Die Tracing-Welt ist gespalten.

Während manche Nationen Tracking-Tatsachen schaffen, Deutschland diskutiert und Österreich längst beweist, wie Tracing und Datenschutz zusammengehen können, unterteilen sich viele demokratische Industrienationen in die Tracing-Lager “zentral” und “dezentral”. Ähnliche Ansätze wie UK fahren etwa Australien, Indien und Frankreich. Die Grande Nation soll gar von Google und Apple ein Umdenken bezüglich deren dezentralem Ansatz gefordert haben – vermutlich wenig aussichtsreich. Auch Norwegen setzt auf Tracing mit zentraler Speicherung, sogar in Kombination mit Geo-Daten-Tracking. Dies führte allerdings zu Kritik der eigenen staatlichen Datenschützer und einer niedrigen Teilnahmerate von etwa 20 % der Bevölkerung. Dem Tracing-Ansatz dezentraler Speicherung von Google und Apple wollen nach eigenen Angaben unter anderem Polen, Italien, Schweiz, Lettland, Estland, Finnland, Irland und Kanada folgen.

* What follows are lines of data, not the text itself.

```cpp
__global__ __launch_bounds__(512, 2) void wgrad_x6_k(const x6_group G, float* __restrict__ part, float* __restrict__ dbp) {
  extern __shared__ __attribute__((aligned(16))) unsigned char lds[];
  const int tid = threadIdx.x, lane = tid & 63, wave = tid >> 6;
  const int l15 = lane & 15, g = lane >> 4;
  const int tile = blockIdx.x / G.slices, slice = blockIdx.x - tile * G.slices;
  int pi = 0;
#pragma unroll
  for (int q = 1; q < kMaxProblems; ++q)
    if (q < G.n && tile >= G.p[q].tile0) pi = q;
  const x6_problem P = G.p[pi];
  const int tiles_k = P.in / kTile;
  const int tl = tile - P.tile0, tn = tl / tiles_k, tk = tl - tn * tiles_k;
  const int n0 = tn * kTile, k0 = tk * kTile;
  const int64_t t_begin = (int64_t)slice * G.tokens_per_slice;
  int64_t t_end = t_begin + G.tokens_per_slice;
  t_end = t_end < P.m ? t_end : P.m;

  const int op = tid >> 8, tq = (tid >> 5) & 7, cg = tid & 31;
  const float* src = op == 0 ? P.dy + n0 + 4 * cg : P.x + k0 + 4 * cg;
  const int64_t ld = op == 0 ? P.ld_dy : P.ld_x;
  const int st_off = (cg >> 2) * kTileLds + (tq & 1) * 512 + (tq >> 1) * 128 + (cg & 3) * 32;
  constexpr int kPf = 2;
  f32x4 rows[kPf][4];
  const int64_t t_last = t_end > 0 ? t_end - 1 : 0;
  const bool xadd = op == 1 && P.x_add_rows != nullptr;
  const float* addsrc = xadd ? P.x_add_rows + k0 + 4 * cg : nullptr;
  f32x4 prow[kPf][4];
  int32_t pidx[4] = {0, 0, 0, 0};
  auto load_idx = [&](int64_t t0) {
#pragma unroll
    for (int r = 0; r < 4; ++r) {
      int64_t t = t0 + 4 * tq + r;
      t = t < t_last ? t : t_last;
      pidx[r] = P.x_add_index[t];
    }
  };
  auto load_rows = [&](int64_t t0, f32x4 (&dst)[4], f32x4 (&pdst)[4]) {
#pragma unroll
    for (int r = 0; r < 4; ++r) {
      int64_t t = t0 + 4 * tq + r;
      t = t < t_last ? t : t_last;
      dst[r] = *(const f32x4*)(src + t * ld);
    }
    if (xadd) {
#pragma unroll
      for (int r = 0; r < 4; ++r) pdst[r] = *(const f32x4*)(addsrc + (int64_t)pidx[r] * P.in);
      load_idx(t0 + kStep);
    }
  };
  float bsum[4] = {0.f, 0.f, 0.f, 0.f};
  u32x4 img[3][2];
  auto split_col = [&](int e, int64_t t0, const f32x4 (&rws)[4], const f32x4 (&prw)[4]) {
    float v[4];
#pragma unroll
    for (int r = 0; r < 4; ++r) v[r] = (t0 + 4 * tq + r < t_end) ? (xadd ? rws[r][e] + prw[r][e] : rws[r][e]) : 0.f;
    if (op == 0) bsum[e] += (v[0] + v[1]) + (v[2] + v[3]);
    unsigned a0, a1, a2, b0, b1, b2;
    split2(v[0], v[1], a0, a1, a2);
    split2(v[2], v[3], b0, b1, b2);
    img[0][e >> 1][2 * (e & 1)] = a0;
    img[0][e >> 1][2 * (e & 1) + 1] = b0;
    img[1][e >> 1][2 * (e & 1)] = a1;
    img[1][e >> 1][2 * (e & 1) + 1] = b1;
    img[2][e >> 1][2 * (e & 1)] = a2;
    img[2][e >> 1][2 * (e & 1) + 1] = b2;
  };
  auto store_img = [&](int buf) {
    unsigned char* base = lds + buf * kStage + op * 3 * kImage + st_off;
#pragma unroll
    for (int im = 0; im < 3; ++im) {
      *(u32x4*)(base + im * kImage) = img[im][0];
      *(u32x4*)(base + im * kImage + 16) = img[im][1];
    }
  };
  const int wn = wave & 3, wk = wave >> 2;
  const int frag_off = g * 128 + l15 * 8;
  f32x4 acc[4][2], acl[4][2];
#pragma unroll
  for (int a = 0; a < 4; ++a)
#pragma unroll
    for (int b = 0; b < 2; ++b) acc[a][b] = acl[a][b] = (f32x4){0.f, 0.f, 0.f, 0.f};
  auto frag = [&](const unsigned char* image, int tile16) -> u32x4 {
    const unsigned char* p = image + tile16 * kTileLds + frag_off;
    const u32x2 lo = *(const u32x2*)p, hi = *(const u32x2*)(p + 512);
    return (u32x4){lo[0], lo[1], hi[0], hi[1]};
  };

  if (xadd) load_idx(t_begin);
#pragma unroll
  for (int u = 0; u < kPf; ++u) load_rows(t_begin + (int64_t)u * kStep, rows[u], prow[u]);
#pragma unroll
  for (int e = 0; e < 4; ++e) split_col(e, t_begin, rows[0], prow[0]);
  store_img(0);
  load_rows(t_begin + (int64_t)kPf * kStep, rows[0], prow[0]);
  __syncthreads();
  const int64_t n_steps = (t_end - t_begin + kStep - 1) / kStep;
  for (int64_t s0 = 0; s0 < n_steps; s0 += kPf) {
#pragma unroll
    for (int u = 0; u < kPf; ++u) {
      const int64_t s = s0 + u;
      if (s >= n_steps) break;
      const int64_t t1 = t_begin + (s + 1) * kStep;
      const unsigned char* dyi = lds + (u & 1) * kStage;
      const unsigned char* xi = dyi + 3 * kImage;
      u32x4 b0[2], b1[2], b2[2];
#pragma unroll
      for (int b = 0; b < 2; ++b) {
        b0[b] = frag(dyi, 2 * wn + b);
        b1[b] = frag(dyi + kImage, 2 * wn + b);
        b2[b] = frag(dyi + 2 * kImage, 2 * wn + b);
      }
#pragma unroll
      for (int a = 0; a < 4; ++a) {
        const u32x4 a0 = frag(xi, 4 * wk + a), a1 = frag(xi + kImage, 4 * wk + a), a2 = frag(xi + 2 * kImage, 4 * wk + a);
#pragma unroll
        for (int b = 0; b < 2; ++b) acl[a][b] = mma32(a2, b0[b], acl[a][b]);
#pragma unroll
        for (int b = 0; b < 2; ++b) acl[a][b] = mma32(a0, b2[b], acl[a][b]);
#pragma unroll
        for (int b = 0; b < 2; ++b) acl[a][b] = mma32(a1, b1[b], acl[a][b]);
#pragma unroll
        for (int b = 0; b < 2; ++b) acl[a][b] = mma32(a1, b0[b], acl[a][b]);
#pragma unroll
        for (int b = 0; b < 2; ++b) acl[a][b] = mma32(a0, b1[b], acl[a][b]);
#pragma unroll
        for (int b = 0; b < 2; ++b) acc[a][b] = mma32(a0, b0[b], acc[a][b]);
        split_col(a, t1, rows[(u + 1) % kPf], prow[(u + 1) % kPf]);
      }
      store_img((u + 1) & 1);
      load_rows(t1 + (int64_t)kPf * kStep, rows[(u + 1) % kPf], prow[(u + 1) % kPf]);
      __syncthreads();
    }
  }
#pragma unroll
  for (int a = 0; a < 4; ++a)
#pragma unroll
    for (int b = 0; b < 2; ++b) acc[a][b] += acl[a][b];
  float* dst = part + ((int64_t)tile * G.slices + slice) * (kTile * kTile);
#pragma unroll
  for (int a = 0; a < 4; ++a)
#pragma unroll
    for (int b = 0; b < 2; ++b)
      *(f32x4*)(dst + (32 * wn + 16 * b + l15) * kTile + 64 * wk + 16 * a + 4 * g) = acc[a][b];
  if (P.db_off >= 0 && tk == 0) {
    float* red = (float*)lds;
    if (op == 0) *(f32x4*)(red + tq * 128 + 4 * cg) = (f32x4){bsum[0], bsum[1], bsum[2], bsum[3]};
    __syncthreads();
    if (tid < 128) {
      float s = 0.f;
#pragma unroll
      for (int q = 0; q < 8; ++q) s += red[q * 128 + tid];
      dbp[((int64_t)P.db_off + n0 + tid) * G.slices + slice] = s;
    }
  }
}

struct x6_riders {
  sst_colsum_rider r[2];
  int n, blocks0;
};

constexpr int kRedQuads = 32, kRedGroups = 8;

__global__ __launch_bounds__(256) void wgrad_x6_reduce_k(const x6_group G, const float* __restrict__ part,
// ... 100 lines not shown
  x6_group& G = plan->g;
  G.n = n;
  int tiles = 0, db_cols = 0;
  int64_t m = pr[0].m;
  for (int i = 0; i < n; ++i) {
    const sst_wgrad_problem_f32& p = pr[i];
    if (p.m != m || p.m < 1 || p.out < kTile || p.in < kTile || (p.out % kTile) || (p.in % kTile) || (p.ld_dy & 3) ||
        (p.ld_x & 3) || !p.dy || !p.x || !p.dw || !aligned16(p.dy) || !aligned16(p.x) || !aligned16(p.dw))
      return false;
    G.p[i].dy = p.dy;
    G.p[i].x = p.x;
    G.p[i].m = p.m;
    G.p[i].ld_dy = p.ld_dy;
    G.p[i].ld_x = p.ld_x;
    G.p[i].out = p.out;
    G.p[i].in = p.in;
    G.p[i].tile0 = tiles;
    G.p[i].db_off = p.db ? db_cols : -1;
    G.p[i].dw = p.dw;
    G.p[i].db = p.db;
    if ((p.x_add_rows != nullptr) != (p.x_add_index != nullptr) || (p.x_add_rows && !aligned16(p.x_add_rows))) return false;
    G.p[i].x_add_rows = p.x_add_rows;
    G.p[i].x_add_index = p.x_add_index;
    tiles += (p.out / kTile) * (p.in / kTile);
    if (p.db) db_cols += p.out;
  }
  G.tiles = tiles;
  int slices = (256 / tiles) & ~7;
  if (slices < 8) slices = 8;
  const int64_t max_slices = sst_div_up(m, (int64_t)kStep);
  while (slices > 8 && slices > max_slices) slices -= 8;
  G.slices = slices;
  G.tokens_per_slice = sst_align_up(sst_div_up(m, (int64_t)slices), (int64_t)kStep);
  plan->part_bytes = sst_align_up((int64_t)tiles * slices * kTile * kTile * 4, 256);
  plan->db_bytes = sst_align_up((int64_t)(db_cols > 0 ? db_cols : 1) * slices * 4, 256);
  return true;
}

}

extern "C" {

int64_t sst_weight_grad_group_f32x6_workspace_bytes(const sst_wgrad_problem_f32* problems, int n) {
  x6_plan plan;
  if (!make_plan(problems, n, &plan)) return SST_ERR_UNSUPPORTED;
  return plan.part_bytes + plan.db_bytes;
}

}

int sst_internal_weight_grad_group_f32x6(const sst_wgrad_problem_f32* problems, int n, void* d_workspace,
                                         const sst_colsum_rider* riders, int n_riders, void* stream) {
  x6_plan plan;
  if (!make_plan(problems, n, &plan)) return SST_ERR_UNSUPPORTED;
  if (!d_workspace || !aligned16(d_workspace)) return SST_ERR_ARG;
  hipStream_t st = (hipStream_t)stream;
  float* part = (float*)d_workspace;
  float* dbp = (float*)((char*)d_workspace + plan.part_bytes);
  static unsigned long long configured = 0;
  if (sst_first_use_on_device(&configured)) {
    SST_HIP(hipFuncSetAttribute((const void*)wgrad_x6_k, hipFuncAttributeMaxDynamicSharedMemorySize, kLdsBytes));
    sst_mark_device(&configured);
  }
  const int64_t quads = (int64_t)plan.g.tiles * (kTile * kTile / 4);
  const int tile_blocks = (int)sst_div_up(quads, (int64_t)kRedQuads);
  if (n_riders < 0 || n_riders > 2 || (n_riders > 0 && !riders)) return SST_ERR_ARG;
  x6_riders R;
  R.n = n_riders, R.blocks0 = 0;
  int extra = 0;
  for (int i = 0; i < n_riders; ++i) {
    const sst_colsum_rider& q = riders[i];
    if (!q.partials || q.nb < 1 || q.width < 1 || !q.out0 || !q.out1) return SST_ERR_ARG;
    R.r[i] = q;
    if (i == 0) R.blocks0 = (q.width + 31) / 32;
    extra += (q.width + 31) / 32;
  }
  hipLaunchKernelGGL(wgrad_x6_k, dim3((unsigned)(plan.g.tiles * plan.g.slices)), dim3(512), kLdsBytes, st, plan.g, part, dbp);
  hipLaunchKernelGGL(wgrad_x6_reduce_k, dim3((unsigned)(tile_blocks + extra)), dim3(256), 0, st, plan.g, part, dbp, extra, R);
  SST_LAUNCH_CHECK();
// ... 11 lines not shown
```

Measured before the change: 99.06.

## Add lean unmasked steady-state loop to f32x6 weight-grad kernel with scalar addressing

Splits the weight-grad x6 main loop into a lean phase for slices whose tokens are fully in range and a checked tail phase. The lean phase drops per-row bounds masks and uses wave-uniform 64-bit bases (readfirstlane) plus 32-bit per-lane offsets, which cuts VALU address arithmetic and masking. Bias summation is restricted to the blocks that actually need it, and masking and x_add are hoisted out of the per-column split. A plan query entry point is exported for inspection. The cost is more code and an ld < 2^24 guard that falls back to the old path.

```diff
diff --git a/include/sst_amd.h b/include/sst_amd.h
--- a/include/sst_amd.h
+++ b/include/sst_amd.h
@@ -240,6 +240,8 @@
 int sst_weight_grad_group_f32(const sst_wgrad_problem_f32* problems, int n, void* d_workspace, void* stream);
 int64_t sst_weight_grad_group_f32x6_workspace_bytes(const sst_wgrad_problem_f32* problems, int n);
 int sst_weight_grad_group_f32x6(const sst_wgrad_problem_f32* problems, int n, void* d_workspace, void* stream);
+int sst_weight_grad_group_f32x6_plan(const sst_wgrad_problem_f32* problems, int n, int* tiles, int* slices,
+                                     int64_t* tokens_per_slice, int* lean_slices);
 
 int64_t sst_bn_workspace_bytes(int64_t n, int c);
 int sst_bn_stats_f32(const float* d_x, int64_t n, int c, int64_t ld, float* d_mean, float* d_var,
diff --git a/sst_amd/_lib.py b/sst_amd/_lib.py
--- a/sst_amd/_lib.py
+++ b/sst_amd/_lib.py
@@ -193,6 +193,7 @@
     'sst_weight_grad_group_f32': (c_i32, [c_ptr, c_i32, c_ptr, c_ptr]),
     'sst_weight_grad_group_f32x6_workspace_bytes': (c_i64, [c_ptr, c_i32]),
     'sst_weight_grad_group_f32x6': (c_i32, [c_ptr, c_i32, c_ptr, c_ptr]),
+    'sst_weight_grad_group_f32x6_plan': (c_i32, [c_ptr, c_i32, c_ptr, c_ptr, c_ptr, c_ptr]),
     'sst_tall_linear_ln_f32': (c_i32, [c_ptr, c_i64, c_ptr, c_i64, c_ptr, c_i64, c_i32, c_ptr, c_i64, c_ptr, c_ptr, c_f32, c_ptr,
                                        c_ptr, c_ptr, c_ptr, c_ptr, c_ptr, c_ptr]),
     'sst_tall_linear_ln_f32x3': (c_i32, [c_ptr, c_i64, c_ptr, c_i64, c_ptr, c_i64, c_i32, c_ptr, c_i64, c_ptr, c_ptr, c_f32, c_ptr,
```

Pandemie-Apps – Modelle für die Zukunft?

Das Thema wird in den nächsten Jahren weltweit aktuell bleiben. Covid-19 war nicht die erste Pandemie und wird nicht die letzte gewesen sein. Technologische Antworten auf Seuchen zu finden, ist also nicht nur ein Thema für die aktuelle Situation. Eine Beurteilung, welche Apps am besten gegriffen haben, wird schwer werden, da die verschiedenen Nationen und Regionen grundsätzlich verschieden (erfolgreich) in der Pandemiebekämpfung verfahren. Entscheidend ist, dass die jeweilige App zur lokalen Gesamtstrategie passt und den lokalen Gegebenheiten entspricht. Wichtig, gerade für Demokratien, bleibt das Spannungsfeld zwischen Gesundheit/Sicherheit und Bürger- und Menschenrechten. Hier wird sich zeigen müssen, ob Gesellschaften Antworten finden, die mit den eigenen Werten in Einklang zu bringen sind, und ob mögliche Zwangsmaßnahmen durch Staaten nach den akuten Bedrohungslagen für das Allgemeinwohl wieder zurückgenommen werden. Deutschland und die meisten EU-Staaten folgen mit DP-3T jedenfalls grundsätzlich dem Ansatz, der in Sachen Privatsphäre und Daten den maximalen Schutz verspricht. Eine Wirksamkeit in der Pandemie-Kontrolle wird natürlich jede Corona-App erst beweisen müssen.